*Required work*: Read the records below and copy each line that contains "kOffTokens".

*Records contained in a dataset*:
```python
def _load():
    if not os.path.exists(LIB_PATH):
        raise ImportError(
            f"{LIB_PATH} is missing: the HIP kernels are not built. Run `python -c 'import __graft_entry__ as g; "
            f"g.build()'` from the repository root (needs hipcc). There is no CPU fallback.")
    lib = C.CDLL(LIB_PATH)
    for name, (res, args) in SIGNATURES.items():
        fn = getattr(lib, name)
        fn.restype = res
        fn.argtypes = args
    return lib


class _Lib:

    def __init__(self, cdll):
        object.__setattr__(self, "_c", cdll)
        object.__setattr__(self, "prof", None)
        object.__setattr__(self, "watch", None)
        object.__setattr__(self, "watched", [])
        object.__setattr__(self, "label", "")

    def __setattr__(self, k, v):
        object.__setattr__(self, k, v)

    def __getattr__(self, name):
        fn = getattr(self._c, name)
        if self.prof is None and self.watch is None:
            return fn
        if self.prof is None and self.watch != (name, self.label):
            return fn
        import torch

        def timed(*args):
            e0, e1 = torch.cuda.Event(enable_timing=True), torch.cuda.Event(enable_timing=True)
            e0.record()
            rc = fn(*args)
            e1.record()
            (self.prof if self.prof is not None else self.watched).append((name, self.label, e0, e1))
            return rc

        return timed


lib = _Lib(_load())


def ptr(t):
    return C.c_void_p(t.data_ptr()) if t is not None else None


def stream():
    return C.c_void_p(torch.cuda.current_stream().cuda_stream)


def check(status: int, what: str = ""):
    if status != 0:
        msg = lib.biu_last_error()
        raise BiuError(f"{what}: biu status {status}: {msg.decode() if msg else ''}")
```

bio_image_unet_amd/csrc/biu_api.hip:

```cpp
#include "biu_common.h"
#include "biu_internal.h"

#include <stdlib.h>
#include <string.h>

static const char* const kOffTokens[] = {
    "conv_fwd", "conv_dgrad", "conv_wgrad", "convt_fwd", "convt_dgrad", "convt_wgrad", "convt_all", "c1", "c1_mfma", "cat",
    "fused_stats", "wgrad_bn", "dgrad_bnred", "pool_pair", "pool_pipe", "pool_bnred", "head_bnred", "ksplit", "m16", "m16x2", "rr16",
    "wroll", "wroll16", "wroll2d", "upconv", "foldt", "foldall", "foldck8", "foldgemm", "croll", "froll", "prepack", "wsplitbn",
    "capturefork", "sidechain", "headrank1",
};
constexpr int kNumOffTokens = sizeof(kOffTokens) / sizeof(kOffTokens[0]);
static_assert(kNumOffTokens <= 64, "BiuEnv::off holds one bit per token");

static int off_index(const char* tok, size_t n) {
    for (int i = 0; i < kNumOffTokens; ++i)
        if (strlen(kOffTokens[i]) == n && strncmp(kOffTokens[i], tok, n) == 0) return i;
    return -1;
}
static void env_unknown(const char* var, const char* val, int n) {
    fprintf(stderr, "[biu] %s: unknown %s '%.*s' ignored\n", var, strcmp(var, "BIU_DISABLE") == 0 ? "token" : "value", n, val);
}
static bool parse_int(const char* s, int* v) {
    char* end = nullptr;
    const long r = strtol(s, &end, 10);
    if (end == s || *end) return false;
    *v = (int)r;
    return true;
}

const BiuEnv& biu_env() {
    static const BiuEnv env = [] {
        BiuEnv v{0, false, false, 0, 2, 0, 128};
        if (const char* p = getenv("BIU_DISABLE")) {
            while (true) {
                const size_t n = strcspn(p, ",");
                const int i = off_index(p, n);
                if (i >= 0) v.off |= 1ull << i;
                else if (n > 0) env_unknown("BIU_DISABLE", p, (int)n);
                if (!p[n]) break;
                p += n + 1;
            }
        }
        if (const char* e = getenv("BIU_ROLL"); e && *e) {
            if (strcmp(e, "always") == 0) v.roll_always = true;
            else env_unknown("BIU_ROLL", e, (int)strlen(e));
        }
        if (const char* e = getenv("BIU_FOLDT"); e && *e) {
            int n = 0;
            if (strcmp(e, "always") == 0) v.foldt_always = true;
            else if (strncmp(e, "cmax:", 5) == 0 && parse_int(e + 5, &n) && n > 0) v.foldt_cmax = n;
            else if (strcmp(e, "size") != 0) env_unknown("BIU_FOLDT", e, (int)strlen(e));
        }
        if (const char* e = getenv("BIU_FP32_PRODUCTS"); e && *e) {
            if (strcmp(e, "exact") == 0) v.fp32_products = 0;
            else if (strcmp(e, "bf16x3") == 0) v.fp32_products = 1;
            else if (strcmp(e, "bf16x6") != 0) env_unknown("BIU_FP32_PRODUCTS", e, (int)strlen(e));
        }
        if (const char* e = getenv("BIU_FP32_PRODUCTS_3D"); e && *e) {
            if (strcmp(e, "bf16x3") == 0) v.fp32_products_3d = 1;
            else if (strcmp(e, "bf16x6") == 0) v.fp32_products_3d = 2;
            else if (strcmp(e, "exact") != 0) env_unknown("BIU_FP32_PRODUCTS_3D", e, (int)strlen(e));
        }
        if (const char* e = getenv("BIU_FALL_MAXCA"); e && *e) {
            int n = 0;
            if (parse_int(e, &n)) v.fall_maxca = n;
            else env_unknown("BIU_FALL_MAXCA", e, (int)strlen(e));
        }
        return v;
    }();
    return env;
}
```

*Task result*:
static const char* const kOffTokens[] = {
constexpr int kNumOffTokens = sizeof(kOffTokens) / sizeof(kOffTokens[0]);
        if (strlen(kOffTokens[i]) == n && strncmp(kOffTokens[i], tok, n) == 0) return i;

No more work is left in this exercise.